Here's a demo that hangs every time for me:

import sys
import inspect
import asyncio
from subprocess import PIPE

async def run_sleep():
    proc = await asyncio.create_subprocess_exec(
        "sleep",
        "0.002",
        stdout=PIPE,
    )
    await proc.communicate()

async def amain():
    loop = asyncio.get_running_loop()
    task = asyncio.current_task(loop)
    coro = task.get_coro()

    called_cancel = False

    def cancel_eventually():
        my_coro = coro
        while inspect.iscoroutine(my_coro.cr_await):
            my_coro = my_coro.cr_await
        if my_coro.cr_code is loop._make_subprocess_transport.__code__:
            print("_cancel_all_tasks")
            tasks = asyncio.all_tasks()
            for task in tasks:
                task.cancel()
        else:
            loop.call_soon(cancel_eventually)

    loop.call_soon(cancel_eventually)
    await run_sleep()

def main():
    asyncio.run(amain())

if __name__ == "__main__":
    sys.exit(main())
graingert commented 4 weeks ago

@kumaraditya303 I think the fix is to use:

self._waiter = waiter
self._task = task = self._loop.create_task(self._connect_pipes())
task.add_done_callback(self._wake_waiter_and_call_pending_calls_or_close)

Then in def _wake_waiter_and_call_pending_calls_or_close(self, task): ... check the exception/done/cancelled state of task and do the right thing

I've spent a little time fiddling around but can't get the tests to pass and not spray a bunch of errors!

graingert commented 3 weeks ago

Are these the same issue?

https://github.com/python/cpython/issues/115787 https://github.com/python/cpython/issues/105288

savannahostrowski commented 3 weeks ago

@graingert Happy to take a look at this if no one else has started!

kumaraditya303 commented 3 weeks ago

@kumaraditya303 I think the fix is to use:

I think the same although I don't think it's that simple, we possibly need to rework and audit whole cancelation of subprocess, I am pretty sure it is broken at more places than this.

1st1 commented 2 weeks ago

@graingert @kumaraditya303

I think the fix is to use: self._waiter = waiter self._task = task = self._loop.create_task(self._connect_pipes()) task.add_done_callback(self._wake_waiter_and_call_pending_calls_or_close)
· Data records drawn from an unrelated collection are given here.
#ifdef DN_DEV_STAMPS
    long long st_dw = 0, st_wait = 0, st_mm = 0;
    const long long st_begin = (long long)__builtin_amdgcn_s_memtime();
    const long long st_begin_rt = (long long)__builtin_amdgcn_s_memrealtime();
#endif
    if constexpr (SM) if (L.sm) {
        float* const lb = reinterpret_cast<float*>(hf_lds + hf_post_tabs(L.nc[0], L.nc[1]));
        const int p0 = (L.nc[0] + 3) & ~3;
        for (int i = tid; i < L.nc[0]; i += 256) lb[i] = L.bias[0][i];
        if (tid < L.nc[1]) lb[p0 + tid] = L.bias[1][tid];
    }
    stage_x(0);
    load_w0(0);
    asm volatile("s_waitcnt vmcnt(0)" ::: "memory");
    __syncthreads();
    HF_T(st_loop);

    unsigned char* const bb = hf_lds + 2 * HF_XS;
    for (int c = 0; c < NCH; ++c) {
        const int PAR = c & 1;
        HF_T(st0);
        half8 af0[TCW], af1[TCW];
#pragma unroll
        for (int i = 0; i < TCW; ++i) af0[i] = load_a(i, 2 * c);
        {
            const unsigned char* xb = hf_lds + PAR * HF_XS;
            const unsigned char* wb = xb + HF_WOFF + wave * 144;
            asm volatile("" : "+v"(tap3[0]), "+v"(tap3[1]), "+v"(tap3[2]));
            const float4 bl4 = *reinterpret_cast<const float4*>(xb + HF_WOFF + 576 + wave * 32);
            const float4 bh4 = *reinterpret_cast<const float4*>(xb + HF_WOFF + 576 + wave * 32 + 16);
            const float4 cl4 = *reinterpret_cast<const float4*>(xb + HF_WOFF + 704 + wave * 32);
            const float4 ch4 = *reinterpret_cast<const float4*>(xb + HF_WOFF + 704 + wave * 32 + 16);
            float a0[8] = {cl4.x, cl4.y, cl4.z, cl4.w, ch4.x, ch4.y, ch4.z, ch4.w}, a1[8] = {bl4.x, bl4.y, bl4.z, bl4.w, bh4.x, bh4.y, bh4.z, bh4.w};
#pragma unroll
            for (int ky = 0; ky < 3; ++ky) {
                u32x4 tap[3], wv[3];
#pragma unroll
                for (int kx = 0; kx < 3; ++kx) {
                    tap[kx] = *reinterpret_cast<const u32x4*>(xb + tap_addr(ky * 3 + kx));
                    wv[kx] = *reinterpret_cast<const u32x4*>(wb + (ky * 3 + kx) * 16);
                }
                if (ky == 0 && c + 1 < NCH) stage_x(c + 1);
#pragma unroll
                for (int kx = 0; kx < 3; ++kx) hf_fma8(a0, tap[kx], w0tap(ky * 3 + kx));
                if (ky == 2) {
#pragma unroll
                    for (int i = 0; i < TCW; ++i) af1[i] = load_a(i, 2 * c + 1);
                }
#pragma unroll
                for (int kx = 0; kx < 3; ++kx) hf_fma8v(a1, tap[kx], wv[kx]);
                __builtin_amdgcn_sched_barrier(0);
            }
            unsigned char* bout = bb + PAR * 2 * HF_BS + wave * (HF_P * 16) + lane * 16;
            half8 o0, o1;
#pragma unroll
            for (int e = 0; e < 8; ++e) { o0[e] = (half_t)dn_relu6(a0[e]); o1[e] = (half_t)dn_relu6(a1[e]); }
            *reinterpret_cast<half8*>(bout) = o0;
            *reinterpret_cast<half8*>(bout + HF_BS) = o1;
        }
        HF_T(st1);
        asm volatile("s_waitcnt vmcnt(%0)" :: "n"(TCW) : "memory");
        __syncthreads();
        HF_T(st2);
        load_w0(min(c + 1, NCH - 1));
        {
            const unsigned char* bc = bb + PAR * 2 * HF_BS;
#pragma unroll
            for (int s = 0; s < 2; ++s) {
                half8 bf[2];
#pragma unroll
                for (int j = 0; j < 2; ++j) bf[j] = *reinterpret_cast<const half8*>(bc + (unsigned)((2 * s + hh) * (HF_P * 16) + (32 * j + r) * 16));
#pragma unroll
                for (int i = 0; i < TCW - 1; ++i)
#pragma unroll
                    for (int j = 0; j < 2; ++j) acc[i][j] = __builtin_amdgcn_mfma_f32_32x32x16_f16(s ? af1[i] : af0[i], bf[j], acc[i][j], 0, 0, 0);
                if (last_on) {
#pragma unroll
                    for (int j = 0; j < 2; ++j) {
                        const half8 bl = *reinterpret_cast<const half8*>(bc + blast + (unsigned)((2 * s + hh) * (HF_P * 16) + (32 * j + r) * 16));
                        acc[TCW - 1][j] = __builtin_amdgcn_mfma_f32_32x32x16_f16(s ? af1[TCW - 1] : af0[TCW - 1], bl, acc[TCW - 1][j], 0, 0, 0);
                    }
                }
            }
        }
#ifdef DN_DEV_STAMPS
        asm volatile("" : "+v"(acc[0][0]));
        const long long st3 = (long long)__builtin_amdgcn_s_memtime();
        st_dw += st1 - st0; st_wait += st2 - st1; st_mm += st3 - st2;
#endif
    }
#ifdef DN_DEV_STAMPS
    const long long st_end_loop = (long long)__builtin_amdgcn_s_memtime();
#endif
    int te = threadIdx.x;
    if constexpr (SM) asm volatile("" : "+v"(te));
    const int lane_e = SM ? (te & 63) : lane, r_e = SM ? (lane_e & 31) : r, hh_e = SM ? (lane_e >> 5) : hh;
    if constexpr (SM) if (L.sm) {
        const HeadPost& P = g.post;
        const int lane = lane_e, r = r_e, hh = hh_e;
        const int K = P.K, Km1 = K - 1, AL = L.aloc, NC0 = L.nc[0], NC1 = L.nc[1], hw = L.hw;
        float* const lg = reinterpret_cast<float*>(hf_lds);
        float* const rgt = lg + 32 * NC0;
        float* const rowsum = rgt + 32 * NC1;
        unsigned* const rowoff = reinterpret_cast<unsigned*>(rowsum + 256);
        unsigned* const ranc = rowoff + 256;
        unsigned* const lhist = ranc + 256;
        unsigned char* const rpart = reinterpret_cast<unsigned char*>(lhist + HF_NP * 256);
        const int ccb = (P.nb + Km1 <= 256) ? P.nb : -1;
        const bool grouped = g.xq > 0 && L.tiles > 0;
        const int img_g0 = grouped ? (flat & 7) * g.xq : 0;
        const int r0 = img_g0 * hw;
        __syncthreads();
#ifdef DN_DEV_STAMPS
        long long st_w = 0, st_s = 0, st_p = 0;
#endif
#pragma unroll
        for (int j = 0; j < 2; ++j) {
            const int mj = m0 + 32 * j;
            if (mj >= mend) break;
            HF_T(se0);
            const int npx = min(32, mend - mj), nrows = npx * AL;
            const int img_first = mj / hw, img_last = (mj + npx - 1) / hw;
#pragma unroll
            for (int i = 0; i < TCW; ++i) {
                const bool reg = (i == TCW - 1) && last_reg;
                if (i == TCW - 1 && !last_on) break;
                const int ct = reg ? 0 : wave + 4 * i;
                const int nc = reg ? NC1 : NC0;
                const float* bias = reinterpret_cast<const float*>(hf_lds + hf_post_tabs(NC0, NC1)) + (reg ? ((NC0 + 3) & ~3) : 0);
                float* drow = (reg ? rgt : lg) + r * nc;
#pragma unroll
                for (int gq = 0; gq < 4; ++gq) {
                    const int ch = 32 * ct + 8 * gq + 4 * hh;
                    const float4 b4 = *reinterpret_cast<const float4*>(bias + min(ch, ((nc + 3) & ~3) - 4));
                    const float v[4] = {acc[i][j][4 * gq] + b4.x, acc[i][j][4 * gq + 1] + b4.y, acc[i][j][4 * gq + 2] + b4.z, acc[i][j][4 * gq + 3] + b4.w};
                    if (ch + 4 <= nc) {
                        *reinterpret_cast<float2*>(drow + ch) = make_float2(v[0], v[1]);
                        *reinterpret_cast<float2*>(drow + ch + 2) = make_float2(v[2], v[3]);
                    } else if (ch + 2 <= nc) {
                        *reinterpret_cast<float2*>(drow + ch) = make_float2(v[0], v[1]);
                    }
                }
            }
            for (int t = te; t < HF_NP * 256; t += 256) lhist[t] = 0u;
            int bx_px = 0, bx_a = 0, bx_img = 0, bx_anc = 0;
            if (te < nrows) {
                bx_px = te / AL; bx_a = te - bx_px * AL;
                const int m = mj + bx_px;
                bx_img = m / hw;
                bx_anc = L.aoff + (m - bx_img * hw) * AL + bx_a;
                rowoff[te] = (unsigned)(bx_px * NC0 + bx_a * K);
                ranc[te] = (unsigned)bx_anc;
                rpart[te] = (unsigned char)(bx_img - img_first);
            }
            __syncthreads();
            HF_T(se1);
            if (te < nrows) {
                const float4 rg4 = *reinterpret_cast<const float4*>(rgt + bx_px * NC1 + bx_a * 4);
                const float4 an = reinterpret_cast<const float4*>(P.anchors)[bx_anc];
                P.boxes[(size_t)bx_img * P.A + bx_anc] = pp_decode_box(rg4, an, P.img_w, P.img_h);
            }
            hf_softmax_scores(P, lg, rowoff, ranc, rpart, lhist, nrows, img_first, te, K, ccb);
            __syncthreads();
            HF_T(se2);
#pragma unroll
            for (int qq = 0; qq < HF_NP; ++qq) {
                const int img = img_first + qq;
                if (img <= img_last) {
                    const int slot = ((mj - r0) >> 5) - (((img - img_g0) * hw) >> 5);
                    P.hrows[((size_t)img * P.rows_per_image + L.sbase + slot) * 256 + te] = (te < P.nb + (ccb >= 0 ? Km1 : 0)) ? lhist[qq * 256 + te] : 0u;
                }
            }
            __syncthreads();
#ifdef DN_DEV_STAMPS
            const long long se3 = (long long)__builtin_amdgcn_s_memtime();
            st_w += se1 - se0; st_s += se2 - se1; st_p += se3 - se2;
#endif
        }
#ifdef DN_DEV_STAMPS
        if (g.stamps && te == 0) {
            long long* sp = g.stamps + (size_t)blockIdx.x * 16;
            sp[8] = st_begin_rt;
            sp[9] = (long long)__builtin_amdgcn_s_getreg((4 << 0) | (0 << 6) | (31 << 11));
            sp[10] = (long long)__builtin_amdgcn_s_getreg((20 << 0) | (0 << 6) | (31 << 11));
            sp[0] = st_loop - st_begin; sp[1] = st_dw; sp[2] = st_wait; sp[3] = st_mm; sp[4] = st_end_loop - st_loop;
            sp[5] = (long long)__builtin_amdgcn_s_memtime() - st_end_loop; sp[6] = NCH; sp[7] = (long long)__builtin_amdgcn_s_memrealtime();
            sp[11] = st_w; sp[12] = st_s; sp[13] = st_p;
        }
#endif
        return;
    }
    unsigned ro[2][2];
    bool rok[2];
#pragma unroll
    for (int j = 0; j < 2; ++j) {
        const int m = m0 + 32 * j + r_e;
        const int img = m / L.hw, pix = m - img * L.hw;
        rok[j] = m < mend;
#pragma unroll
        for (int h = 0; h < 2; ++h) ro[h][j] = (unsigned)img * L.out_img_stride[h] + (unsigned)pix * (unsigned)L.nc[h];
    }
#pragma unroll
    for (int i = 0; i < TCW; ++i) {
        const bool reg = (i == TCW - 1) && last_reg;
        if (i == TCW - 1 && !last_on) break;
        const int ct = reg ? 0 : wave + 4 * i;
        const int nc = reg ? L.nc[1] : L.nc[0];
        const float* bias = reg ? L.bias[1] : L.bias[0];
        float* outp = reg ? L.out[1] : L.out[0];
        float bv[16];
#pragma unroll
        for (int gq = 0; gq < 4; ++gq)
#pragma unroll
            for (int e = 0; e < 4; ++e) bv[4 * gq + e] = bias[min(32 * ct + 8 * gq + 4 * hh_e + e, nc - 1)];
#pragma unroll
        for (int j = 0; j < 2; ++j) {
            float* orow = outp + (reg ? ro[1][j] : ro[0][j]);
#pragma unroll
            for (int gq = 0; gq < 4; ++gq) {
                const int ch = 32 * ct + 8 * gq + 4 * hh_e;
                floatx4 v;
#pragma unroll
                for (int e = 0; e < 4; ++e) v[e] = acc[i][j][4 * gq + e] + bv[4 * gq + e];
                if (rok[j]) {
                    if (ch + 4 <= nc) *reinterpret_cast<f32x4_a8*>(orow + ch) = v;
                    else if (ch + 2 <= nc) *reinterpret_cast<float2*>(orow + ch) = make_float2(v[0], v[1]);
                }
            }
        }
    }
#ifdef DN_DEV_STAMPS
    if (g.stamps && tid == 0) {
        long long* sp = g.stamps + (size_t)blockIdx.x * 16;
        sp[8] = st_begin_rt;
        sp[9] = (long long)__builtin_amdgcn_s_getreg((4 << 0) | (0 << 6) | (31 << 11));
        sp[10] = (long long)__builtin_amdgcn_s_getreg((20 << 0) | (0 << 6) | (31 << 11));
        sp[0] = st_loop - st_begin; sp[1] = st_dw; sp[2] = st_wait; sp[3] = st_mm; sp[4] = st_end_loop - st_loop;
        sp[5] = (long long)__builtin_amdgcn_s_memtime() - st_end_loop; sp[6] = NCH; sp[7] = (long long)__builtin_amdgcn_s_memrealtime();
    }
#endif
}

}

I'm not so sure. This might fix the problem now, but IMO lead to code that's hard to maintain. If, say, connect_pipes task in time gets some other code that mustn't be cancelled and instead should be put into the callback.

In general, I think that separating logic between async/await code and done callbacks is a big antipattern.

Instead I'd think about shielding the connect_pipes/init code from cancellation, or handling it explicitly.